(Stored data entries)
•••

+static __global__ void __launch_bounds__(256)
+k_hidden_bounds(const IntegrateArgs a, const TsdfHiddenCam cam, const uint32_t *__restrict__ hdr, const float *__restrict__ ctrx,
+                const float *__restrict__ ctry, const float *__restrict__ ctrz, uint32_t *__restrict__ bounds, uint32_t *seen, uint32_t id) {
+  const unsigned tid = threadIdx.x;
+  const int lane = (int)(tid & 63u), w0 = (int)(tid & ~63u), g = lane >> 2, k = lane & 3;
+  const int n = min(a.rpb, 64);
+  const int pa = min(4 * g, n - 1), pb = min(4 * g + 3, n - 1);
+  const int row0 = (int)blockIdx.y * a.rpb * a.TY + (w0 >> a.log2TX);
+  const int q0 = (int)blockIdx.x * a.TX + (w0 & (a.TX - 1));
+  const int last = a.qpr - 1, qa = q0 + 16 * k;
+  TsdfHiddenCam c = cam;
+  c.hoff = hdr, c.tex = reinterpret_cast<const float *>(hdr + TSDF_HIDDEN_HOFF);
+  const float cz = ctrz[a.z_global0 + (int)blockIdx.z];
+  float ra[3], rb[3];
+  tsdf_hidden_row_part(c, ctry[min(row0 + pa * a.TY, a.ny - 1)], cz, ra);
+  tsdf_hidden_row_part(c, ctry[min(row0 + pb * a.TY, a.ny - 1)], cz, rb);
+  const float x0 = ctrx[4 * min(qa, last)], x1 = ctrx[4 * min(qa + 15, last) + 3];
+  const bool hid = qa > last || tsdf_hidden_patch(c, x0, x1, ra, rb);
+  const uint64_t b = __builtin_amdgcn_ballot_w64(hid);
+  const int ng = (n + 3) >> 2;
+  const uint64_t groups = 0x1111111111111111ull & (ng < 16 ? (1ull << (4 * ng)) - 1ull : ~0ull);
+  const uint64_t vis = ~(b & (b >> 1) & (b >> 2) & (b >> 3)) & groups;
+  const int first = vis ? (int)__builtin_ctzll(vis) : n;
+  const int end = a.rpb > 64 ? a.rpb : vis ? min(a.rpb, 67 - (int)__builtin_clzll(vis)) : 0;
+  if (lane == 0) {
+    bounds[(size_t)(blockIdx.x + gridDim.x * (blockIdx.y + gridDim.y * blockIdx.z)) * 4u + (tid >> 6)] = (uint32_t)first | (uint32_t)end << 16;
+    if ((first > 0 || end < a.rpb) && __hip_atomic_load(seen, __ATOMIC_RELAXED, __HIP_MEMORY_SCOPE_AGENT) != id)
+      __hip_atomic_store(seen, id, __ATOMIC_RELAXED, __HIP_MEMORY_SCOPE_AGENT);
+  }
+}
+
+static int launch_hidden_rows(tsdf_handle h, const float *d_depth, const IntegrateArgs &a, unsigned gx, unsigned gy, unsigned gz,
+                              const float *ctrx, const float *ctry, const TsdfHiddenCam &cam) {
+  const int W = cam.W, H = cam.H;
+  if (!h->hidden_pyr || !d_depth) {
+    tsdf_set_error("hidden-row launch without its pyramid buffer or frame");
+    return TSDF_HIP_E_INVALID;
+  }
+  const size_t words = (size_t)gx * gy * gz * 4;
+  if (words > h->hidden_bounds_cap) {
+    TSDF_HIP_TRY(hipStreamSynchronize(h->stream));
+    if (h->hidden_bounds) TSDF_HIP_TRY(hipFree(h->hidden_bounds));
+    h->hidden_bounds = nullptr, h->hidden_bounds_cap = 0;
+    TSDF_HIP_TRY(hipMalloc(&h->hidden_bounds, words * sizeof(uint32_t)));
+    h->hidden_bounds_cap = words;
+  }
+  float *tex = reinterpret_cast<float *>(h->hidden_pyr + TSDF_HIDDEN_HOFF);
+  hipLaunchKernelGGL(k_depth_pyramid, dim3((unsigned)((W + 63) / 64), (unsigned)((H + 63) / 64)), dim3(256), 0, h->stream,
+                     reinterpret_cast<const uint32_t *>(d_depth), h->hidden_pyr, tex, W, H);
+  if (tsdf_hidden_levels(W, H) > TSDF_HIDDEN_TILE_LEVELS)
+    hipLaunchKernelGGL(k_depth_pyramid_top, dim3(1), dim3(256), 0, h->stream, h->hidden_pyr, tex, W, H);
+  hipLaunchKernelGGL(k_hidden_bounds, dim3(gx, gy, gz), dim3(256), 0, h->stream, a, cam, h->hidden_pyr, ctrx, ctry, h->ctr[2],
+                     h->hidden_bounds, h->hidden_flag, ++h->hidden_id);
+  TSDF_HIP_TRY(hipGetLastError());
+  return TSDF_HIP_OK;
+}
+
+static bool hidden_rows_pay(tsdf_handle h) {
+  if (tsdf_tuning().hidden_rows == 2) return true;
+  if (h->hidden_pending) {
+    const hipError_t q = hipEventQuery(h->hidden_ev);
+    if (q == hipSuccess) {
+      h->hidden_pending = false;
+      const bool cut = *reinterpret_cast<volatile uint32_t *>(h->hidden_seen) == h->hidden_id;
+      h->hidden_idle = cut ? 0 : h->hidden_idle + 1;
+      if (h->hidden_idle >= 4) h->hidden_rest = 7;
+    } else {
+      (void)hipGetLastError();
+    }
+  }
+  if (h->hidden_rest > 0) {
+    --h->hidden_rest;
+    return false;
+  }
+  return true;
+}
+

•••

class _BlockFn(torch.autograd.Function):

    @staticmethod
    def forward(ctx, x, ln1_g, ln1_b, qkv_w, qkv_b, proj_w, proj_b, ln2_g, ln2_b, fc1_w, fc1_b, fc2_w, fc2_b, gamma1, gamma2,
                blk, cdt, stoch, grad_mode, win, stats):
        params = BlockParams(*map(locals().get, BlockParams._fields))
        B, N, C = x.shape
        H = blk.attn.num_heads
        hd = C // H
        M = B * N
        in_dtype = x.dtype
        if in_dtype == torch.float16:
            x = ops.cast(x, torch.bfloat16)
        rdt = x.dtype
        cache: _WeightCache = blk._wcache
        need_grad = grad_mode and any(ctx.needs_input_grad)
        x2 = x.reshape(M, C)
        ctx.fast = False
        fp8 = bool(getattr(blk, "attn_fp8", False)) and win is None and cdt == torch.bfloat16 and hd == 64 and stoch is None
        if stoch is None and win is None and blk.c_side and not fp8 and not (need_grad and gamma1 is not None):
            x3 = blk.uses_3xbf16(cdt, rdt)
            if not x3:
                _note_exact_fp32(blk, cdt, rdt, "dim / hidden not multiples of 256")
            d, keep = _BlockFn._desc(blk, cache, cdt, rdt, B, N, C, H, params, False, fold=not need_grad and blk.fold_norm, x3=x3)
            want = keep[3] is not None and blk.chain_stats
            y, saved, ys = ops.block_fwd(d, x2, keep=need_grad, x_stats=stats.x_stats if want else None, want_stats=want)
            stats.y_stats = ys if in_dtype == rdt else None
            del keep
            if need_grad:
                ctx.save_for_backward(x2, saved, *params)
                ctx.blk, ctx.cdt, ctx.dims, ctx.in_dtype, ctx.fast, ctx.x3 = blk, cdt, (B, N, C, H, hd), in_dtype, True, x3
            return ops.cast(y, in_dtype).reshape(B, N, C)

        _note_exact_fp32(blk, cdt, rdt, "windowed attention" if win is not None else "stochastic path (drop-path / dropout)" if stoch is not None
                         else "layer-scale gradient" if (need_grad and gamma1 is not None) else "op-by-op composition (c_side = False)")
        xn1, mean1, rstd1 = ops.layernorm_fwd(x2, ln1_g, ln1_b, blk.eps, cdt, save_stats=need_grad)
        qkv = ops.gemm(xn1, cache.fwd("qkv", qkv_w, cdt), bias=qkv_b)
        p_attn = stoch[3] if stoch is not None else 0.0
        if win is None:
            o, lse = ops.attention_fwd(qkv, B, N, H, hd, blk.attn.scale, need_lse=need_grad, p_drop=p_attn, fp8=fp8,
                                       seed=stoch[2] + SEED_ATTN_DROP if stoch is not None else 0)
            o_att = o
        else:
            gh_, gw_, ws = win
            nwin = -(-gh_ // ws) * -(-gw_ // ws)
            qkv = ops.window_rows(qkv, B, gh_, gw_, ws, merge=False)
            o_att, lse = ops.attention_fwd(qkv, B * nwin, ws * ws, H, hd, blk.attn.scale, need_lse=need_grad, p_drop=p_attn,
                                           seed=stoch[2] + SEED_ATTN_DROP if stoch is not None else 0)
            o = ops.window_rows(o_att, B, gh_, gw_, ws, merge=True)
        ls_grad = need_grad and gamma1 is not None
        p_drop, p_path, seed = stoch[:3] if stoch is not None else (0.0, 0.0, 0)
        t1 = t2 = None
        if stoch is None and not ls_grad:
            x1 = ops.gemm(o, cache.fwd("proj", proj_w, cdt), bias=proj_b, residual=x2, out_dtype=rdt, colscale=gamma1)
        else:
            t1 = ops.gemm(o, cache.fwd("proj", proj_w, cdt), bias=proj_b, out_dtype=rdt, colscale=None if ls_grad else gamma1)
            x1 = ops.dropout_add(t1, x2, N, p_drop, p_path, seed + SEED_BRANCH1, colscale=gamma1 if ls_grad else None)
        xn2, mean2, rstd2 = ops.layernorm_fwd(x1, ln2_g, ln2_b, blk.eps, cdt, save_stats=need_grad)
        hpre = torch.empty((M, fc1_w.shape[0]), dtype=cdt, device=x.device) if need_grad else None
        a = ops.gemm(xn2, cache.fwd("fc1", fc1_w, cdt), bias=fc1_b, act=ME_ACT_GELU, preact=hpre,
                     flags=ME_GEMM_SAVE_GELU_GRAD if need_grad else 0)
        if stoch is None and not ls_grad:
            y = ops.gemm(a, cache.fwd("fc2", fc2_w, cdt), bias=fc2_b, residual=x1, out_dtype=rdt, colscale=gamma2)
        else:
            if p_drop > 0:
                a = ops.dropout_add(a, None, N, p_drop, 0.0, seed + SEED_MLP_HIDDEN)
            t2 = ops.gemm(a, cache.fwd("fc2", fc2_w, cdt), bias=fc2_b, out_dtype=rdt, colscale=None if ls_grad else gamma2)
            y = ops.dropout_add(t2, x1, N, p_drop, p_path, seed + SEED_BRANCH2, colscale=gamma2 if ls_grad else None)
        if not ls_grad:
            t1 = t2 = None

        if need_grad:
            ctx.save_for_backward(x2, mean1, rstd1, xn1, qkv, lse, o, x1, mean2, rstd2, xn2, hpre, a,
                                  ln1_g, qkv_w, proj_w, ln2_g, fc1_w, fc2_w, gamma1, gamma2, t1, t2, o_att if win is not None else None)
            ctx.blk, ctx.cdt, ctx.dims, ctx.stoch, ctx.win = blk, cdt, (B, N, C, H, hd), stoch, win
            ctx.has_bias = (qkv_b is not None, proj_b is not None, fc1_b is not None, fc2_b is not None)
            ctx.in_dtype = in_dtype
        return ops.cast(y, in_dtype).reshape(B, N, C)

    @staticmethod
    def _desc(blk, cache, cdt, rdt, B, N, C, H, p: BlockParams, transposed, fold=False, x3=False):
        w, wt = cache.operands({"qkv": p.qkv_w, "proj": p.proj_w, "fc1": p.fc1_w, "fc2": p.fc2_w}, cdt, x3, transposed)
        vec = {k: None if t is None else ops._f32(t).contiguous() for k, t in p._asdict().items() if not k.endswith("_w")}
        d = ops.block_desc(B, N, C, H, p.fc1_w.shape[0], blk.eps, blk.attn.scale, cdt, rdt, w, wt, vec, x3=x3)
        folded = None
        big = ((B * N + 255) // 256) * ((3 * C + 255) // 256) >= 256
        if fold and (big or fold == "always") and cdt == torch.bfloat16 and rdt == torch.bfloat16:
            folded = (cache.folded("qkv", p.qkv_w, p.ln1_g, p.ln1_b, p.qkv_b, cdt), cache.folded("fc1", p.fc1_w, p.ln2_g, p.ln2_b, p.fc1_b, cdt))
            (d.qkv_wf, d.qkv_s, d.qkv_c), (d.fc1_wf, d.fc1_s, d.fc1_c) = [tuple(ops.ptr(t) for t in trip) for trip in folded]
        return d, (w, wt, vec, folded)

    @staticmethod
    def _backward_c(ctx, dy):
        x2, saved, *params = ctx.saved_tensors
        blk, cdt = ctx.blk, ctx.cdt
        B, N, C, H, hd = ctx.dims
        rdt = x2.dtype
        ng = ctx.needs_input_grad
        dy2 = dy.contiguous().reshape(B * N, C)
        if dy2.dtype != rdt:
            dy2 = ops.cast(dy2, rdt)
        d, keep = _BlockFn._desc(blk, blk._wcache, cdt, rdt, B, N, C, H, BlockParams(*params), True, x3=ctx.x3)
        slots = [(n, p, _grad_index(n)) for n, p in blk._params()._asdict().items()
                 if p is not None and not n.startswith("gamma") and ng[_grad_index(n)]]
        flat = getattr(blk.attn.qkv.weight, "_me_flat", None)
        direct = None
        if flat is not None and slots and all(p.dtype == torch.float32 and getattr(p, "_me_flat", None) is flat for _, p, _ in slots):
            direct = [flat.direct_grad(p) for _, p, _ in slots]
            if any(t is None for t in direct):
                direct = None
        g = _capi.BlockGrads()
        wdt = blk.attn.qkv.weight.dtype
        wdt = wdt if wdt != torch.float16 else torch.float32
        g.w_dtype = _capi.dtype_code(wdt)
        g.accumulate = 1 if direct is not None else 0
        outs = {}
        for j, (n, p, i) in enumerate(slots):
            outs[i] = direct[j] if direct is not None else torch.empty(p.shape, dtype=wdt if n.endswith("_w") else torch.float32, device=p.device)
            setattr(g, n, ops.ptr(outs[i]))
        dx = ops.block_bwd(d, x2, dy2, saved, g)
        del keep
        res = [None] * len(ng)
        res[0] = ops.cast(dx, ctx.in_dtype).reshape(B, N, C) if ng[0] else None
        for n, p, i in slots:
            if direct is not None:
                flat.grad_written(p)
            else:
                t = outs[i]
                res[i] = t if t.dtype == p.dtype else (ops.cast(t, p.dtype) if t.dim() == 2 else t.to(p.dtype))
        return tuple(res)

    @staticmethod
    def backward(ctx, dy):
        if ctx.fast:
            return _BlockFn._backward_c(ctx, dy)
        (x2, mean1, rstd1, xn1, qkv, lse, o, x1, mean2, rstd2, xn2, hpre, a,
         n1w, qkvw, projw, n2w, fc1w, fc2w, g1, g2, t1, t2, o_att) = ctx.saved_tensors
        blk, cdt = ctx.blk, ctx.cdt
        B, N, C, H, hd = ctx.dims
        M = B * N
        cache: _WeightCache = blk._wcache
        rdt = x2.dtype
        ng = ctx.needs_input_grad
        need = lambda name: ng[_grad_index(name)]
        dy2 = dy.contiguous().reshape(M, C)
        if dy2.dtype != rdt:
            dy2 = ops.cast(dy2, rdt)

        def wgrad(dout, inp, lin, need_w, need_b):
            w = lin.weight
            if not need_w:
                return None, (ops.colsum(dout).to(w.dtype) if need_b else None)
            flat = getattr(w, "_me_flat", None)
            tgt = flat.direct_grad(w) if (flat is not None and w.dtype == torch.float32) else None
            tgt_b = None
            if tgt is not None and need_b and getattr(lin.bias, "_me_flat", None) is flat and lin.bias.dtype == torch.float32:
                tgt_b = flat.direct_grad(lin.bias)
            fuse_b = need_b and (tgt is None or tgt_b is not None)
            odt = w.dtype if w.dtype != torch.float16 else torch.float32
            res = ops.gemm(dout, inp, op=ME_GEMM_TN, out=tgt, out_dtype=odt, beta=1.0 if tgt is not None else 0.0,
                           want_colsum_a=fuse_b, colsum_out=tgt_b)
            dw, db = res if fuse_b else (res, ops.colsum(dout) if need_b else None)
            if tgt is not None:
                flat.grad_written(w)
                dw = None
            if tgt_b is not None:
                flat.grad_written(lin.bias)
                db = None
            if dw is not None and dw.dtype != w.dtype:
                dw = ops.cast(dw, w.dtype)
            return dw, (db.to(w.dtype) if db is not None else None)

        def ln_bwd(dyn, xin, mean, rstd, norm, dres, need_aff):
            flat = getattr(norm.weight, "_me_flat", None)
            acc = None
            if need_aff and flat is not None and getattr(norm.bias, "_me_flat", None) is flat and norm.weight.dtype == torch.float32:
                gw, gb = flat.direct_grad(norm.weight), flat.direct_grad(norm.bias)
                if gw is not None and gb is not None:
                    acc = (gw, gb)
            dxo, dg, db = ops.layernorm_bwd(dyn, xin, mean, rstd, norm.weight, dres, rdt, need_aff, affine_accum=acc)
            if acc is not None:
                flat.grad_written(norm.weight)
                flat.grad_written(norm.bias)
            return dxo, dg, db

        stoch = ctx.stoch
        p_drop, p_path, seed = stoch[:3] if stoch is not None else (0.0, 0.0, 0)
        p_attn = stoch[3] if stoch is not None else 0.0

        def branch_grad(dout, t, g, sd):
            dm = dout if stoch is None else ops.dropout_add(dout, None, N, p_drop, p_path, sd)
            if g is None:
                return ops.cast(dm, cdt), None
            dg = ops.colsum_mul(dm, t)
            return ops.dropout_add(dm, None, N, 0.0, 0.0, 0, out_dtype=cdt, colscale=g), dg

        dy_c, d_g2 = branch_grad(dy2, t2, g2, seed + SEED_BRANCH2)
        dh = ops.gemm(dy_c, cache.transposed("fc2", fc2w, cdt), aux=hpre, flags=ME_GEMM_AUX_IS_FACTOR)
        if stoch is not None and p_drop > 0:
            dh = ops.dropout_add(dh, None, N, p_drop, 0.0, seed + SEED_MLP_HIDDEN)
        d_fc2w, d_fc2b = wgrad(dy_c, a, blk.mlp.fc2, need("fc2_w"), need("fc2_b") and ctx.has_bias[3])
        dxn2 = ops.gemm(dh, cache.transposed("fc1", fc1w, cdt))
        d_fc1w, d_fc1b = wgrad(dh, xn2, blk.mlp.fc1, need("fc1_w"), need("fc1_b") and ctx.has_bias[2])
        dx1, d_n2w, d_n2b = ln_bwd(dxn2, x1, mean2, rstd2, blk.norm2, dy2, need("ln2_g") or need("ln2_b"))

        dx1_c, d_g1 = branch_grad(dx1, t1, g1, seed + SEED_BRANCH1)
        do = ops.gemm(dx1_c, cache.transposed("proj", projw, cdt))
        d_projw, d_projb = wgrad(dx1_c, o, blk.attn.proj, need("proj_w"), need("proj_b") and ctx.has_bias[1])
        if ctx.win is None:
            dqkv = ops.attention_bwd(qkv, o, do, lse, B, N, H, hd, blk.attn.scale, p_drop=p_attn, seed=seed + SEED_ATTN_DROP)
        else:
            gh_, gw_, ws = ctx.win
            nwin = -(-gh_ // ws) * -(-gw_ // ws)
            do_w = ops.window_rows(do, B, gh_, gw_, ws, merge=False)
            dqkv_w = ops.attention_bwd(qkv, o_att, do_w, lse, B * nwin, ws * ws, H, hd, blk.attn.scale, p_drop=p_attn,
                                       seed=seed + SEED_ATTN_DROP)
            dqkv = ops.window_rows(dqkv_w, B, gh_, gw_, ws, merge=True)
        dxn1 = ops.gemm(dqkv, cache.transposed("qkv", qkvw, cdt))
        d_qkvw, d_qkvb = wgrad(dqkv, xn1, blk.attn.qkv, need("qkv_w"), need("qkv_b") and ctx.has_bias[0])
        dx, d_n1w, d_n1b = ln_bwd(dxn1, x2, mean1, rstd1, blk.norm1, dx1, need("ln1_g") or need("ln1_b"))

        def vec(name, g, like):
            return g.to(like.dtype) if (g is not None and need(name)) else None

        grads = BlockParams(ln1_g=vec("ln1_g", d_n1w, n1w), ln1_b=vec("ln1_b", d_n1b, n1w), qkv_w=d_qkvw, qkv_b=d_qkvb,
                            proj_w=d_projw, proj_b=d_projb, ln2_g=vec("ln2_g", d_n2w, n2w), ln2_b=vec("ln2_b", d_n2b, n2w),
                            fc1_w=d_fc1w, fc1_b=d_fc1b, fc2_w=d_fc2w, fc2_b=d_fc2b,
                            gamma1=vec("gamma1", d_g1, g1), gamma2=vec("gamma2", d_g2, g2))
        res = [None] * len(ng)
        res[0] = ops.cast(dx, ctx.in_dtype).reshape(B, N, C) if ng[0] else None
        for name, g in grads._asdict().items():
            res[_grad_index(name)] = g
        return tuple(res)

•••

The word to find is "empty". Copy every line of the records that holds it.

        hpre = torch.empty((M, fc1_w.shape[0]), dtype=cdt, device=x.device) if need_grad else None
            outs[i] = direct[j] if direct is not None else torch.empty(p.shape, dtype=wdt if n.endswith("_w") else torch.float32, device=p.device)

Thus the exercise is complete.